Tuesday, November 6, 2007

Dr. Dolittle, I Presume / Caught / It's Nice, But...

Monday night

Dream 1: Dr. Dolittle, I Presume

My wife and I were visiting Maryland and were out having a walk in a downtown shopping district. I looked around, imagining the possibilities, and said, "I could live here. We'd be pretty close to our friends (in Virginia and D.C.). So, we moved. We bought a long, thin townhouse in the city, and I commented that I liked the views all around. One evening some old friends came over for dinner and we had a marvelous time. (The husband was actor John Cleese.)

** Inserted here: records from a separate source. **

struct QuatFwd { float a[4], qa[4], N[4], D; int k; bool flip; };
__device__ __forceinline__ float sel4(const float (&arr)[4], int k) {
    return k == 0 ? arr[0] : (k == 1 ? arr[1] : (k == 2 ? arr[2] : arr[3]));
}
__device__ __forceinline__ QuatFwd quat_forward(const float M[3][3], float q[4]) {
    QuatFwd f;
    const float m00 = M[0][0], m01 = M[0][1], m02 = M[0][2], m10 = M[1][0], m11 = M[1][1], m12 = M[1][2], m20 = M[2][0],
                m21 = M[2][1], m22 = M[2][2];
    f.a[0] = 1.0f + m00 + m11 + m22; f.a[1] = 1.0f + m00 - m11 - m22;
    f.a[2] = 1.0f - m00 + m11 - m22; f.a[3] = 1.0f - m00 - m11 + m22;
    int k = 0;
#pragma unroll
    for (int j = 0; j < 4; j++) f.qa[j] = f.a[j] > 0.f ? sqrtf(f.a[j]) : 0.f;
    float qak = f.qa[0];
#pragma unroll
    for (int j = 1; j < 4; j++) {
        const bool gt = f.qa[j] > qak;
        k = gt ? j : k;
        qak = gt ? f.qa[j] : qak;
    }
    f.k = k;
    const float sq = qak * qak;
    if (k == 0) { f.N[0] = sq; f.N[1] = m21 - m12; f.N[2] = m02 - m20; f.N[3] = m10 - m01; }
    else if (k == 1) { f.N[0] = m21 - m12; f.N[1] = sq; f.N[2] = m10 + m01; f.N[3] = m02 + m20; }
    else if (k == 2) { f.N[0] = m02 - m20; f.N[1] = m10 + m01; f.N[2] = sq; f.N[3] = m12 + m21; }
    else { f.N[0] = m10 - m01; f.N[1] = m20 + m02; f.N[2] = m21 + m12; f.N[3] = sq; }
    f.D = 2.0f * fmaxf(qak, 0.1f);
#pragma unroll
    for (int j = 0; j < 4; j++) q[j] = f.N[j] / f.D;
    f.flip = q[0] < 0.f;
    if (f.flip) {
#pragma unroll
        for (int j = 0; j < 4; j++) q[j] = -q[j];
    }
    return f;
}
__device__ __forceinline__ void quat_backward(const QuatFwd& f, const float g_out[4], float gM[3][3]) {
    float gc[4], gN[4];
    float gD = 0.f;
#pragma unroll
    for (int j = 0; j < 4; j++) {
        gc[j] = f.flip ? -g_out[j] : g_out[j];
        gN[j] = gc[j] / f.D;
        gD -= gc[j] * f.N[j] / (f.D * f.D);
    }
    const int k = f.k;
    const float qak = sel4(f.qa, k);
    const float g_qa = (qak > 0.1f ? 2.f * gD : 0.f) + sel4(gN, k) * 2.f * qak;
    const float g_a = sel4(f.a, k) > 0.f ? g_qa / (2.f * qak) : 0.f;
#pragma unroll
    for (int r = 0; r < 3; r++)
#pragma unroll
        for (int c = 0; c < 3; c++) gM[r][c] = 0.f;
    const float s00 = (k == 0 || k == 1) ? 1.f : -1.f, s11 = (k == 0 || k == 2) ? 1.f : -1.f,
                s22 = (k == 0 || k == 3) ? 1.f : -1.f;
    gM[0][0] = s00 * g_a; gM[1][1] = s11 * g_a; gM[2][2] = s22 * g_a;
    if (k == 0) {
        gM[2][1] += gN[1]; gM[1][2] -= gN[1]; gM[0][2] += gN[2]; gM[2][0] -= gN[2]; gM[1][0] += gN[3]; gM[0][1] -= gN[3];
    } else if (k == 1) {
        gM[2][1] += gN[0]; gM[1][2] -= gN[0]; gM[1][0] += gN[2]; gM[0][1] += gN[2]; gM[0][2] += gN[3]; gM[2][0] += gN[3];
    } else if (k == 2) {
        gM[0][2] += gN[0]; gM[2][0] -= gN[0]; gM[1][0] += gN[1]; gM[0][1] += gN[1]; gM[1][2] += gN[3]; gM[2][1] += gN[3];
    } else {
        gM[1][0] += gN[0]; gM[0][1] -= gN[0]; gM[2][0] += gN[1]; gM[0][2] += gN[1]; gM[2][1] += gN[2]; gM[1][2] += gN[2];
    }
}

struct SampleFwd {
    V3 xyz, dvec, tan, v0, c1v, v1, c2v, v2;
    float dist, n;
};
__device__ __forceinline__ SampleFwd sample_forward(const CurveCP& c, const SampleCoef& k, float N1, float N2, float eps) {
    SampleFwd s;
    V3 front;
    if (c.bez) {
        s.xyz = k.c[0] * c.p0 + k.c[1] * c.p1 + k.c[2] * c.p2 + k.c[3] * c.p3;
        front = k.cf[0] * c.p0 + k.cf[1] * c.p1 + k.cf[2] * c.p2 + k.cf[3] * c.p3;
    } else {
        s.xyz = k.l[0] * c.p0 + k.l[1] * c.p3;
        front = k.lf[0] * c.p0 + k.lf[1] * c.p3;
    }
    s.dvec = s.xyz - front;
    s.dist = sqrtf(dot(s.dvec, s.dvec));
    s.tan = curve_tangent(c, k);
    s.n = sqrtf(dot(s.tan, s.tan));
    s.v0 = {s.tan.x / (s.n + eps), s.tan.y / (s.n + eps), s.tan.z / (s.n + eps)};
    s.c1v = {s.tan.y, -s.tan.x, 0.f};
    s.v1 = {s.c1v.x / N1, s.c1v.y / N1, 0.f};
    s.c2v = cross(s.tan, s.v1);
    s.v2 = {s.c2v.x / N2, s.c2v.y / N2, s.c2v.z / N2};
    return s;
}
__device__ __forceinline__ void rot_matrix(const SampleFwd& s, float M[3][3]) {
    M[0][0] = s.v0.x; M[0][1] = s.v1.x; M[0][2] = s.v2.x;
    M[1][0] = s.v0.y; M[1][1] = s.v1.y; M[1][2] = s.v2.y;
    M[2][0] = s.v0.z; M[2][1] = s.v1.z; M[2][2] = s.v2.z;
}

struct NormTerms { double d2, a; };
__device__ __forceinline__ NormTerms norm_sum_terms(const SampleFwd& s, float N2, V3 g_v1, V3 g_v2) {
    NormTerms t;
    t.d2 = (double)dot(g_v2, s.c2v);
    t.a = (double)dot(g_v1, s.c1v) + (double)((1.f / N2) * dot(cross(g_v2, s.tan), s.c1v));
    return t;
}

struct CurveGrad { V3 gp0, gp1, gp2, gp3; float gw; };
__device__ __forceinline__ CurveGrad sample_backward_tail(const CurveCP& c, const SampleCoef& k, const SampleFwd& s, float w, float eps,
                                                          float N1, float N2, float D2, float D1, V3 g_v0, V3 g_v1, V3 g_v2, V3 g_x,
                                                          bool has_scaling, V3 g_scl) {
    CurveGrad o;
    o.gp0 = o.gp1 = o.gp2 = o.gp3 = V3{0.f, 0.f, 0.f};
    o.gw = 0.f;
    const float iN2 = 1.f / N2;
    const V3 g_c2v = iN2 * g_v2 - (D2 * iN2 * iN2 * iN2) * s.c2v;
    V3 g_tan = cross(s.v1, g_c2v);
    const V3 g_v1t = g_v1 + cross(g_c2v, s.tan);
    const float iN1 = 1.f / N1;
    const V3 g_c1v = iN1 * g_v1t - (D1 * iN1 * iN1 * iN1) * s.c1v;
    g_tan.y += g_c1v.x;
    g_tan.x -= g_c1v.y;
    if (s.n > 0.f) {
        const float ne = s.n + eps;
        const float coefv = dot(g_v0, s.tan) / (s.n * ne * ne);
        g_tan = g_tan + (1.f / ne) * g_v0 - coefv * s.tan;
    } else {
        g_tan = g_tan + (1.f / eps) * g_v0;
    }
    V3 g_front = {0, 0, 0};
    if (has_scaling) {
        const float gd = g_scl.x;
        o.gw = (g_scl.y + g_scl.z) * w;
        if (s.dist > 0.f) {
            const V3 gdv = (gd / s.dist) * s.dvec;
            g_x = g_x + gdv;
            g_front = {-gdv.x, -gdv.y, -gdv.z};
        }
    }
    if (c.bez) {
        o.gp0 = k.c[0] * g_x + k.cf[0] * g_front - k.d[0] * g_tan;
        o.gp1 = k.c[1] * g_x + k.cf[1] * g_front + (k.d[0] - k.d[1]) * g_tan;
        o.gp2 = k.c[2] * g_x + k.cf[2] * g_front + (k.d[1] - k.d[2]) * g_tan;
        o.gp3 = k.c[3] * g_x + k.cf[3] * g_front + k.d[2] * g_tan;
    } else {
        o.gp0 = k.l[0] * g_x + k.lf[0] * g_front - g_tan;
        o.gp3 = k.l[1] * g_x + k.lf[1] * g_front + g_tan;
    }
    return o;
}
constexpr int CURVE_PART = 13;
template <typename F>
__device__ __forceinline__ void curve_reduce(const CurveGrad& g, float (*s_part)[256 + 1], int B, int m, int curves_per_block, F fn) {
    const int t = threadIdx.x;
    s_part[0][t] = g.gp0.x; s_part[1][t] = g.gp0.y; s_part[2][t] = g.gp0.z;
    s_part[3][t] = g.gp1.x; s_part[4][t] = g.gp1.y; s_part[5][t] = g.gp1.z;
    s_part[6][t] = g.gp2.x; s_part[7][t] = g.gp2.y; s_part[8][t] = g.gp2.z;
    s_part[9][t] = g.gp3.x; s_part[10][t] = g.gp3.y; s_part[11][t] = g.gp3.z;
    s_part[12][t] = g.gw;
    __syncthreads();
    for (int o = threadIdx.x; o < curves_per_block * CURVE_PART; o += blockDim.x) {
        const int c2 = o / CURVE_PART, f = o - c2 * CURVE_PART;
        float sum = 0.f;
        for (int q = 0; q < m; q++) sum += s_part[f][c2 * m + q];
        const int bb = blockIdx.x * curves_per_block + c2;
        if (bb < B) fn(bb, f, sum);
    }
}
__device__ __forceinline__ void store_curve_grad(float* __restrict__ g_cp, float* __restrict__ g_width, int bb, int f, float v,
                                                 int accumulate) {
    float* dst = f < 12 ? g_cp + (size_t)bb * 12 + f : g_width + bb;
    *dst = accumulate ? *dst + v : v;
}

A few weeks after we had gotten settled into our new home, my wife invited me to the location of her new job. She was involved in scientific research, but I didn't know what kind. She ushered me into a secret room in which large rectangular and square glass tanks filled a far wall. The cases contained some small apes, but there were also some large white chameleons and a gigantic albino grasshopper, which must have been four feet long. She revealed that she and her fellow scientists were teaching the animals how to talk.

*****

Dream 2: Caught

After some extensive research, I'd located an estate where one of the silliest adventure series ever had been filmed (think "Danger Island," or maybe "Land of the Lost"). The grounds were lush and green, and they surrounded a large mansion. I visited the location several times (without permission) and watered the huge, swaying palm trees to help preserve them.

One day I brought my wife to the site, and we got up the courage to knock on the front door. To our surprise we met no resistance; in fact, we were ushered in. Suddenly we found ourselves back in the 1970s, watching the filming of an episode of the show. The actors were working on an interior scene, and were massed in a stark white room with a closet, each fitted with clothing, makeup and hairstyles of the period. There was no furniture in the room. The actors went about their work purposefully and seriously, all the while seemingly aware that they were spouting some of the dumbest dialogue imaginable. My wife and I stood in the background, trying not to interrupt. Suddenly, two of the actors, a man and a woman, saw my wife, and broke character; one of them said, "Oh, Crap." They sheepishly removed their wigs and makeup to reveal that they were young versions of two people who would work with her decades later in Nashville.

*****

Dream 3: It's Nice, But...

It was a cold day, and I was visiting Martha Stewart's operation, which had recently relocated to Manhattan. Martha and I were standing outside; she was pointing out the sights and explaining the move. She said that she had the best of both worlds; her headquarters could be in the heart of the business district, yet she could live in a very nice house only 10 blocks away. I said, "Only 10 blocks from here? Wow." I was impressed.

I looked over to my right and saw a sight that intrigued me, but made me nervous. There was a long asphalt alley which formed a straight line from where I was standing. Employees parked their cars there, lined up with the front of the cars facing the side of a brick building on the right. The back end of each car leaned precariously over a sheer drop of hundreds of feet. Down below I could see a river, and beyond that, on the other side, was a marvelous row of red brick Victorian townhouses. I thought, "Geez, I'd hate to have to park there. There's no guardrail, or anything. If this parking lot ever froze, one slip and you'd be off that cliff and into the drink."

*****

Dream 1: Dr. Dolittle, I Presume

The other day my wife was sweeping our front porch and pointed out a large grasshopper who had stopped by for a visit. I was flipping the TV channels around the other night and came across one of the bad Pierce Brosnan James Bond movies. John Cleese (of "Monty Python" and "Fawlty Towers" fame) played the hapless successor to "Q," keeper of extraordinary gadgets.

Dream 2: Caught

This dream would be absolutely perfect if the man and woman who revealed themselves ended up being my wife's former Nashville boss and his wife, who are probably in their 50s. Alas, it was not to be. The young man in the dream was Kyle N., one of my wife's former students. He's a nice guy; we've played poker a few times. He wasn't born yet in the 1970s. I didn't recognize the actress who knew my wife.

The actors "broke character" because I happened across a retrospective about the Carol Burnett Show on PBS last night. No cast ever broke character more than that bunch.

Dream 3: It's Nice, But

Lately I've enjoyed flipping through a fascinating book called "Washington, D.C. Past & Present" by Peter R. Penczer (Oneonta Press, Arlington, Virginia, 1998). Mr Penczer found 127 old photographs of the District of Columbia and environs, and painstakingly took modern (1990s) photographs from the same vantage point(s). He used computer technology to crop his new photos as closely as possible to the originals. I'm sure that the row of Victorian town homes across the river in this dream resemble many of the the stately 19th century homes and businesses which were demolished in D.C. in the 20th Century. Some made way for worthy projects; others were razed for monstrosities, such as the F.B.I. building.

I'm sure that the gulf and the river boundary have a profound meaning, but I don't know what it is. An unbridgeable chasm between the present and and a more appealing past, perhaps?